Risk of a major policy-induced slowdown in 2023 increases as the Fed becomes more confident on hikes
Continued labor market tightness in the US will force businesses to pay up to attract talent in 2022. Strong wage pressures can be mitigated by offering other incentives, such as one-time bonuses, flexible scheduling, and remote work.
Tight labor markets could mislead the Federal Reserve into hiking too aggressively, causing a slowdown. Plan for the possibility of a mild recession or slowdown in late 2022 or 2023 by, for example, pivoting to consumer and B2B segments focused on income-inelastic essentials.
Wage growth and employment levels have rapidly recovered to tight pre-pandemic highs, driven by strong demand. However, the share of people in the labor force remains well below pre-pandemic levels. The largest decline in labor force participation since February 2020 is among those with some college education but no bachelor’s degree. There are 1.8 million lost workers ages 20–34 within this education category, and a further 1 million lost for other ages.
Elderly blue-collar workers are also missing, down 14.8%. These workers are more likely to have been at risk from COVID-19 and lockdowns, likely making them retire earlier. The 3.1% fall in overall participation for those ages 65+ can also be attributed to the boom in stocks and house prices, prompting large drops in unretirements. With stocks falling and real estate cooling in recent months, we expect some rebound here.
Still, overall, falling participation is likely part of a longer-term pattern. Participation has trended down since 2000, particularly among men—the result of demographic aging, lost mid-skilled opportunities, and growing health issues. Pandemic visa backlogs, causing the lowest net immigration in decades, are also a factor.
We see tighter—not looser—hiring conditions ahead. Fading COVID-19 restrictions and slowing capital gains are already pulling elderly workers back from retirement, but this effect will be small compared to other factors limiting labor supply. There are some upsides. Real wages are falling, as overall, firms are able to pass on cost increases faster than workers can get pay raises. This makes workers a better value for money, provided you aren’t struggling to pass on input costs.

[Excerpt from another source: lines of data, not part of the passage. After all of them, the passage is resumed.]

__device__ void block_select_best(double& bs, int64_t& br) {
  __shared__ double rs[MERGE_THREADS / 64];
  __shared__ int64_t rr[MERGE_THREADS / 64];
  const int lane = threadIdx.x & 63, wave = threadIdx.x >> 6;
#pragma unroll
  for (int off = 32; off > 0; off >>= 1) {
    const double os = __shfl_xor(bs, off);
    const int64_t orr = __shfl_xor(br, off);
    if (mrag_before(os, orr, bs, br)) {
      bs = os;
      br = orr;
    }
  }
  __syncthreads();
  if (lane == 0) {
    rs[wave] = bs;
    rr[wave] = br;
  }
  __syncthreads();
  bs = rs[0];
  br = rr[0];
  for (int i = 1; i < MERGE_THREADS / 64; ++i)
    if (mrag_before(rs[i], rr[i], bs, br)) {
      bs = rs[i];
      br = rr[i];
    }
}

__global__ __launch_bounds__(MERGE_THREADS) void knn_final_kernel(FinalParams p) {
  extern __shared__ __attribute__((aligned(16))) char dsm[];
  float* qs = (float*)dsm;
  const int slot = blockIdx.x;
  if (slot >= *p.fail_cnt) return;
  const int q = p.fail_list[slot];
  const int n = p.cand_cnt[slot];
  if (n > p.ccap) {
    if (threadIdx.x == 0) atomicOr(p.overflow, 1);
    return;
  }
  const int tid = threadIdx.x;
  for (int d = tid; d < p.DP; d += MERGE_THREADS) qs[d] = p.q32[(size_t)q * p.DP + d];
  __syncthreads();
  const double qn = p.qn[q];
  double* sc = p.scratch + (size_t)slot * p.ccap;
  const int32_t* cr = p.cand + (size_t)slot * p.ccap;
  for (int m = tid >> 4; m < n; m += MERGE_THREADS / 16) {
    const double s = exact_cosine16(qs, qn, p.x32, p.xn, cr[m], p.D, p.DP, tid & 15);
    if ((tid & 15) == 0) sc[m] = s;
// ... 547 lines not shown
    profile = ix->profile;
  }
  MRAG_REQUIRE(queries && out_scores && out_rows, "NULL query/output pointer");
  hipStream_t s = stream_arg ? (hipStream_t)stream_arg : ix->stream;
  const bool host = ptr_kind == MRAG_PTR_HOST;
  if (!host && !stream_arg)
    if (int rc = mrag::wait_null_stream(c->null_ev, s)) return rc;
  mrag::StreamDrain drain(s);
  const int D = ix->D, DP = ix->DP;
  const int64_t nout = nq * k;

  float* os = out_scores;
  double* os64 = out_scores64;
  int64_t* orr = out_rows;
  if (host) {
    if (int rc = ensure(c->out_s, nout * 4)) return rc;
    if (int rc = ensure(c->out_r, nout * 8)) return rc;
    os = (float*)c->out_s.p;
    orr = (int64_t*)c->out_r.p;
    if (out_scores64) {
      if (int rc = ensure(c->out_s64, nout * 8)) return rc;
      os64 = (double*)c->out_s64.p;
    }
  }
  int64_t uncertified = 0, retries = 0;
  int32_t info[8] = {0, 0, 0, 0, 0, 0, 0, 0};

  auto generic_args = [&]() {
    mrag_knn::GenericSearch ga{};
    ga.x16 = (const _Float16*)ix->x16.p;
    ga.x32 = (const float*)ix->x32.p;
    ga.xn = (const double*)ix->xn.p;
    ga.labels = (const int32_t*)ix->labels.p;
    ga.n = ix->n;
    ga.D = D;
    ga.DP = DP;
    ga.q16 = (const _Float16*)c->q16.p;
    ga.q32 = (const float*)c->q32.p;
    ga.qn = (const double*)c->qn.p;
    ga.nq = (int)nq;
    ga.k = k;
    ga.label_filter = label_filter;
    ga.row_offset = row_offset;
    ga.out_s = os;
    ga.out_s64 = os64;
    ga.out_r = orr;
    return ga;
  };

  if (ix->n == 0) {
    hipLaunchKernelGGL(fill_empty_kernel, dim3((unsigned)((nout + 255) / 256)), dim3(256), 0, s, os, os64,
                       orr, nout);
    MRAG_CHECK_LAUNCH();
  } else if (DP > 512 || k > MAX_K) {
    const float* qsrc = queries;
    if (host) {
      if (int rc = ensure(c->qin, (size_t)nq * D * 4)) return rc;
      MRAG_HIP(hipMemcpyAsync(c->qin.p, queries, (size_t)nq * D * 4, hipMemcpyHostToDevice, s));
      qsrc = (const float*)c->qin.p;
    }
    if (int rc = ensure(c->q32, (size_t)nq * DP * 4)) return rc;
    if (int rc = ensure(c->qn, (size_t)nq * 8)) return rc;
    if (int rc = ensure(c->q16, (size_t)nq * DP * 2)) return rc;
    if (int rc = launch_prep(qsrc, nq, D, DP, nq, (float*)c->q32.p, (double*)c->qn.p, (_Float16*)c->q16.p, s))
      return rc;
    if (int rc = mrag_knn::search_generic(generic_args(), c->gws, s, nullptr)) return rc;
  } else {
    const bool use_v3 = k <= 64;
    const int qb = use_v3 ? scan3_qb(nq) : 4;
    const int qpg = use_v3 ? 64 * qb : QPG;
    const int64_t qpad = use_v3 ? qpg : QPW;
    const int64_t Qp = (nq + qpad - 1) / qpad * qpad;
    const int qgroups = (int)((Qp + qpg - 1) / qpg);
    const int ntiles = (int)((ix->n + TILE_ROWS - 1) / TILE_ROWS);
    const int KL = use_v3 ? 8 : kl_for(k, DP);
    int S = std::max(1, 256 / qgroups);
    S = std::min(S, ntiles);
    S = std::min(S, MAX_MERGE_ENTRIES / KL);
    if (S >= 8) S &= ~7;
    const int min_tiles = ntiles / S;
    const int stride = sample_stride_for(k);
    const bool sampled = use_v3 && qb == 4 && min_tiles >= 4 * stride;
    const int max_sample_tiles = ((ntiles + S - 1) / S + stride - 1) / stride;
    int idbits = 2;
    while ((1 << idbits) < 4 * max_sample_tiles) ++idbits;
    const bool counting = sampled && counting_sample_for(k) && idbits <= REC_ID_BITS_MAX;
    const int SX = counting ? XLISTS : 0;
    const int M = std::min<int>(k + 32, S * KL);
    const int R = (int)next_pow2((int64_t)(S + SX) * KL);
    const int Mp = (int)next_pow2(std::max(M, 2));
    info[0] = S;
    info[1] = (int32_t)Qp;
    info[7] = KL;

    const float* qsrc = queries;
    if (host) {
      if (int rc = ensure(c->qin, (size_t)nq * D * 4)) return rc;
      MRAG_HIP(hipMemcpyAsync(c->qin.p, queries, (size_t)nq * D * 4, hipMemcpyHostToDevice, s));
      qsrc = (const float*)c->qin.p;
    }
    if (int rc = ensure(c->q32, (size_t)Qp * DP * 4)) return rc;
    if (int rc = ensure(c->qn, (size_t)Qp * 8)) return rc;
    if (int rc = ensure(c->q16, (size_t)Qp * DP * 2)) return rc;
    if (int rc = ensure(c->part_s, (size_t)(S + SX) * Qp * KL * 4)) return rc;
    if (int rc = ensure(c->part_i, (size_t)(S + SX) * Qp * KL * 4)) return rc;
    if (int rc = ensure(c->thresh, (size_t)Qp * 4)) return rc;
    if (int rc = ensure(c->fail_list, (size_t)Qp * 4)) return rc;
    if (int rc = ensure(c->counters, 16)) return rc;
    if (int rc = ensure(c->cand_cnt, (size_t)Qp * 4)) return rc;
    if (int rc = ensure(c->theta, (size_t)Qp * 4)) return rc;
    if (use_v3)
      if (int rc = ensure(c->part_tau, (size_t)(S + SX) * Qp * 4)) return rc;
    if (counting)
      if (int rc = ensure(c->rec, (size_t)S * Qp * 16 * 4)) return rc;

    if (int rc = launch_prep(qsrc, nq, D, DP, Qp, (float*)c->q32.p, (double*)c->qn.p, (_Float16*)c->q16.p, s,
                             PrepClear{(int32_t*)c->counters.p, (int32_t*)c->cand_cnt.p, (uint32_t*)c->theta.p}))
      return rc;

    ScanParams sp{};
    sp.theta = (uint32_t*)c->theta.p;

    sp.x16 = (const _Float16*)ix->x16.p;
    sp.labels = (const int32_t*)ix->labels.p;
    sp.q16 = (const _Float16*)c->q16.p;
    sp.ntiles = ntiles;
    sp.qgroups = qgroups;
    sp.splits = S;
    sp.Qp = (int)Qp;
    sp.label_filter = label_filter;
    sp.part_s = (float*)c->part_s.p;
    sp.part_i = (int32_t*)c->part_i.p;
    sp.fail_list = (const int32_t*)c->fail_list.p;
    sp.fail_cnt = (const int32_t*)c->counters.p;
    sp.thresh = (const float*)c->thresh.p;
    sp.cand_cnt = (int32_t*)c->cand_cnt.p;
    sp.k = k;
    sp.part_tau = use_v3 ? (float*)c->part_tau.p : nullptr;

    const scan_fn scan = use_v3 ? get_scan3(DP, 0, qb) : get_scan(DP, KL, false);
    const scan_fn collect = get_scan(DP, 8, true);
    if (!scan || !collect) return mrag::fail(MRAG_ERR_UNSUPPORTED, "no scan kernel for DP=%d", DP);
    const dim3 sgrid((unsigned)(qgroups * S));
    sp.sample_stride = stride;
    if (sampled) {
      sp.sample_tiles = min_tiles / stride;
      if (counting) {
        sp.rec = (uint32_t*)c->rec.p;
        sp.rec_keep = ~((1u << idbits) - 1u);
      }
      hipLaunchKernelGGL(get_scan3(DP, counting ? 2 : 1, qb), sgrid, dim3(SCAN2_THREADS), 0, s, sp);
      MRAG_CHECK_LAUNCH();
      if (counting) {
        ResolveParams rp{};
        rp.rec = sp.rec;
        rp.idmask = ~sp.rec_keep;
        rp.splits = S;
        rp.Qp = (int)Qp;
        rp.k = k;
        rp.DP = DP;
        rp.tile_step = S * stride;
        rp.label_filter = label_filter;
        rp.x16 = sp.x16;
        rp.q16 = sp.q16;
        rp.labels = sp.labels;
        rp.theta = sp.theta;
        rp.part_s = sp.part_s;
        rp.part_i = sp.part_i;
        rp.part_tau = sp.part_tau;
        hipLaunchKernelGGL(sample_resolve_kernel, dim3((unsigned)nq), dim3(64), 0, s, rp);
        sp.skip_magic = (uint32_t)((1ull << 32) / (uint64_t)(stride - 1) + 1);
      } else {
        hipLaunchKernelGGL(theta_init_kernel, dim3((unsigned)nq), dim3(64), 0, s, (const float*)sp.part_s, 4 * S,
                           (int)Qp, k, sp.theta);
      }
      MRAG_CHECK_LAUNCH();
    }
    if (profile) MRAG_HIP(hipEventRecord(c->ev0, s));
    hipLaunchKernelGGL(scan, sgrid, dim3(use_v3 ? SCAN2_THREADS : SCAN_THREADS), 0, s, sp);
    MRAG_CHECK_LAUNCH();
    if (profile) MRAG_HIP(hipEventRecord(c->ev1, s));

    MergeParams mp{};
    mp.part_s = sp.part_s;
    mp.part_i = sp.part_i;
    mp.splits = S + SX;
    mp.scan_splits = S;
    mp.KL = KL;
    mp.Qp = (int)Qp;
    mp.nq = (int)nq;
    mp.k = k;
    mp.M = M;
    mp.R = R;
    mp.Mp = Mp;
    mp.q32 = (const float*)c->q32.p;
    mp.qn = (const double*)c->qn.p;
    mp.x32 = (const float*)ix->x32.p;
    mp.xn = (const double*)ix->xn.p;
    mp.D = D;
    mp.DP = DP;
    mp.out_s = os;
    mp.out_s64 = os64;
    mp.out_r = orr;
    mp.row_offset = row_offset;
    mp.thresh = (float*)c->thresh.p;
    mp.fail_list = (int32_t*)c->fail_list.p;
    mp.fail_cnt = (int32_t*)c->counters.p;
    mp.theta = (const uint32_t*)c->theta.p;
    mp.part_tau = sp.part_tau;
    mp.host_fail = c->host_fail;
    __atomic_store_n(c->host_fail, 0, __ATOMIC_RELAXED);
    const int sel = M + 1 <= 64 ? 1 : (M + 1 <= 128 ? 2 : 0);
    mp.R = sel ? std::max(R, 4 * 64 * sel) : R;
    const size_t msh = (size_t)mp.R * 8 + (size_t)Mp * 12 + (size_t)DP * 4 + 64;
    auto merge = sel == 1 ? knn_merge_kernel<1> : sel == 2 ? knn_merge_kernel<2> : knn_merge_kernel<0>;
    hipLaunchKernelGGL(merge, dim3((unsigned)nq), dim3(MERGE_THREADS), msh, s, mp);
    MRAG_CHECK_LAUNCH();

    if (int rc = wait_stream(c, s)) return rc;
    if (__atomic_load_n(c->host_fail, __ATOMIC_ACQUIRE)) {
      MRAG_HIP(hipMemcpyAsync(c->host_counters, c->counters.p, 8, hipMemcpyDeviceToHost, s));
      if (int rc = wait_stream(c, s)) return rc;
    } else {
      c->host_counters[0] = 0;
    }
    if (profile) {
      float ms = 0.f;
      MRAG_HIP(hipEventElapsedTime(&ms, c->ev0, c->ev1));
      std::lock_guard<std::mutex> lk(ix->pool_mu);
      ix->scan_ms += ms;
      ix->scan_launches++;
    }
    uncertified = c->host_counters[0];
    if (uncertified > 0) {
      const int ccap = (int)std::max<int64_t>(256, std::min<int64_t>(4096, ((int64_t)64 << 20) / Qp));
      if (int rc = ensure(c->cand, (size_t)Qp * ccap * 4)) return rc;
      if (int rc = ensure(c->scratch, (size_t)Qp * ccap * 8)) return rc;
      sp.cand = (int32_t*)c->cand.p;
      sp.ccap = ccap;
      const int cgroups = (int)((uncertified + QPG - 1) / QPG);
      int Sc = std::max(S, 1024 / cgroups);
      Sc = std::min(Sc, ntiles);
      if (Sc >= 8) Sc &= ~7;
      sp.qgroups = cgroups;
      sp.splits = Sc;
      info[2] = cgroups;
      info[3] = Sc;
      info[4] = ccap;
      info[5] = (int32_t)uncertified;
      hipLaunchKernelGGL(collect, dim3((unsigned)(cgroups * Sc)), dim3(SCAN_THREADS), 0, s, sp);
      MRAG_CHECK_LAUNCH();
      FinalParams fp{};
      fp.fail_list = sp.fail_list;
      fp.fail_cnt = sp.fail_cnt;
      fp.cand_cnt = sp.cand_cnt;
      fp.cand = sp.cand;
      fp.ccap = ccap;
      fp.scratch = (double*)c->scratch.p;
      fp.q32 = mp.q32;
      fp.qn = mp.qn;
      fp.x32 = mp.x32;
      fp.xn = mp.xn;
      fp.D = D;
      fp.DP = DP;
      fp.k = k;
      fp.out_s = os;
      fp.out_s64 = os64;
      fp.out_r = orr;
      fp.row_offset = row_offset;
      fp.overflow = (int32_t*)c->counters.p + 1;
      hipLaunchKernelGGL(knn_final_kernel, dim3((unsigned)uncertified), dim3(MERGE_THREADS), (size_t)DP * 4, s, fp);
      MRAG_CHECK_LAUNCH();
      MRAG_HIP(hipMemcpyAsync(c->host_counters, c->counters.p, 8, hipMemcpyDeviceToHost, s));
      if (int rc = wait_stream(c, s)) return rc;
      info[6] = c->host_counters[1];
      if (c->host_counters[1] != 0) {
        retries = 1;
        if (int rc = mrag_knn::search_generic(generic_args(), c->gws, s, nullptr)) return rc;
      }
    }
  }

  if (host) {
    MRAG_HIP(hipMemcpyAsync(out_scores, os, nout * 4, hipMemcpyDeviceToHost, s));
    MRAG_HIP(hipMemcpyAsync(out_rows, orr, nout * 8, hipMemcpyDeviceToHost, s));
    if (out_scores64) MRAG_HIP(hipMemcpyAsync(out_scores64, os64, nout * 8, hipMemcpyDeviceToHost, s));
  }
  if (int rc = wait_stream(c, s)) return rc;
  drain.armed = false;
  std::lock_guard<std::mutex> lk(ix->pool_mu);
  ix->last_uncertified = uncertified;
  ix->last_retries = retries;
  ix->last_ctx = c;
  std::copy(info, info + 8, ix->last_info);
  return MRAG_OK;
}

The Fed is hoping to take some of the froth out of new hiring and wage growth without endangering current jobs, but this is difficult, and risks causing job losses toward 2023, as global events also weigh on demand. The Fed currently views elevated job openings and quits as unsustainable. However, we see these indicators as misleading. Job openings have decoupled from real hiring intent, as the internet makes it easier to advertise job postings. Quits are elevated, but this is consistent with the job switching opportunities seen in rapid recoveries. Excess focus on these measures, as well as signals that the Fed cares more about inflation than jobs, makes a rate hike–induced slowdown in 2023 likely. Yet, in the meantime, hot labor markets are not going away.